* Raw data:

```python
def register_attention() -> str:
    from transformers import AttentionInterface
    from transformers.masking_utils import ALL_MASK_ATTENTION_FUNCTIONS
    AttentionInterface.register(ATTN_NAME, smt_flash_attention_forward)
    ALL_MASK_ATTENTION_FUNCTIONS.register(ATTN_NAME, smt_flash_mask)
    return ATTN_NAME


_EAGER = {}


def _ml():
    from transformers.models.llama import modeling_llama as ml
    if "rope" not in _EAGER:
        _EAGER["rope"] = ml.apply_rotary_pos_emb
    return ml


def eager_apply_rotary_pos_emb(*a, **k):
    return _ml() and _EAGER["rope"](*a, **k)


def patch_llama(model: nn.Module, attention: bool = True, loss: bool = True, lm_head_loss: bool = None) -> dict:
    ml = _ml()
    counts = {"rmsnorm": 0, "mlp": 0, "rope": 1, "attention": 0, "loss": 0, "decoder": 0, "lm_head_loss": 0}
    if lm_head_loss is None:
        lm_head_loss = os.environ.get("SMT_LM_HEAD_LOSS", "1") != "0"
    if loss and hasattr(type(model), "loss_function"):
        model.loss_function = fused_causal_lm_loss
        counts["loss"] = 1
        if lm_head_loss and isinstance(model, ml.LlamaForCausalLM):
            model.forward = fused_causal_lm_forward.__get__(model, type(model))
            counts["lm_head_loss"] = 1
    if attention:
        cfg = getattr(model, "config", None)
        if cfg is None:
            raise RuntimeError("patch_llama(attention=True) needs a transformers model with a config")
        if "smt_prev_attn" not in _EAGER:
            _EAGER["smt_prev_attn"] = cfg._attn_implementation
        cfg._attn_implementation = register_attention()
        counts["attention"] = sum(1 for m in model.modules() if isinstance(m, ml.LlamaAttention))
    for m in model.modules():
        if isinstance(m, ml.LlamaRMSNorm):
            m.forward = fused_rmsnorm_forward.__get__(m, type(m))
            counts["rmsnorm"] += 1
        elif isinstance(m, ml.LlamaDecoderLayer):
            m.forward = fused_decoder_layer_forward.__get__(m, type(m))
            counts["decoder"] += 1
        elif isinstance(m, ml.LlamaMLP):
            act = getattr(m, "act_fn", None)
            if act is None or "silu" not in type(act).__name__.lower():
                raise NotImplementedError(f"fused MLP: SiLU activation only (got {type(act).__name__})")
            m.forward = fused_mlp_forward.__get__(m, type(m))
            counts["mlp"] += 1
        elif isinstance(m, nn.ModuleList) and len(m) > 1 and all(isinstance(x, ml.LlamaDecoderLayer) for x in m):
            for i in range(len(m) - 1):
                m[i].__dict__["_smt_next_layer"] = weakref.ref(m[i + 1])
    ml.apply_rotary_pos_emb = fused_apply_rotary_pos_emb
    return counts


def unpatch_llama(model: nn.Module = None) -> None:
    ml = _ml()
    ml.apply_rotary_pos_emb = _EAGER["rope"]
    if model is not None and "smt_prev_attn" in _EAGER and getattr(model, "config", None) is not None:
        model.config._attn_implementation = _EAGER.pop("smt_prev_attn")
    if model is not None:
        if "_loss_function" in model.__dict__:
            del model.__dict__["_loss_function"]
        if "forward" in model.__dict__:
            del model.__dict__["forward"]
        for m in model.modules():
            if isinstance(m, (ml.LlamaRMSNorm, ml.LlamaMLP, ml.LlamaDecoderLayer)) and "forward" in m.__dict__:
                del m.__dict__["forward"]
            m.__dict__.pop("_smt_next_layer", None)
```

Baseline: 39740.

## Fold RoPE backward into flash attention dQ/dK epilogues and widen output stores

Adds a backward attention entry point that applies the inverse rotary embedding to dQ and dK inside the kernel epilogues. The separate RoPE backward kernel and its extra read/write pass over the Q/K gradients go away. dQ stages cos/sin rows in the spare LDS ring via DMA, while dK reads them from global memory. It also switches unmasked output stores to 16-byte permlane-swapped writes, and patches LlamaAttention.forward to route through the fused RoPE+flash autograd function, with an env var to disable it. This adds code complexity and extra LDS traffic in the dQ kernel.

```diff
diff --git a/include/smt_attention.h b/include/smt_attention.h
--- a/include/smt_attention.h
+++ b/include/smt_attention.h
@@ -40,6 +40,12 @@
                        const uint64_t* key_mask, int64_t key_mask_ld, const smt_attn_shape* shape,
                        hipStream_t stream);
 
+int smt_attn_bwd_rope_kmask(const smt_attn_tensor* q, const smt_attn_tensor* k, const smt_attn_tensor* v,
+                            const smt_attn_tensor* o, const smt_attn_tensor* d_o, const float* lse, float* delta_ws,
+                            const smt_attn_tensor* dq, const smt_attn_tensor* dk, const smt_attn_tensor* dv,
+                            const uint64_t* key_mask, int64_t key_mask_ld, const smt_attn_shape* shape,
+                            const void* cos, const void* sin, int64_t cb, int64_t cs, hipStream_t stream);
+
 #ifdef __cplusplus
 }
 #endif
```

* Exercise directions: The answer must be every line from the entries above that holds the string "AttentionInterface".

* Answer to this task:
    from transformers import AttentionInterface
    AttentionInterface.register(ATTN_NAME, smt_flash_attention_forward)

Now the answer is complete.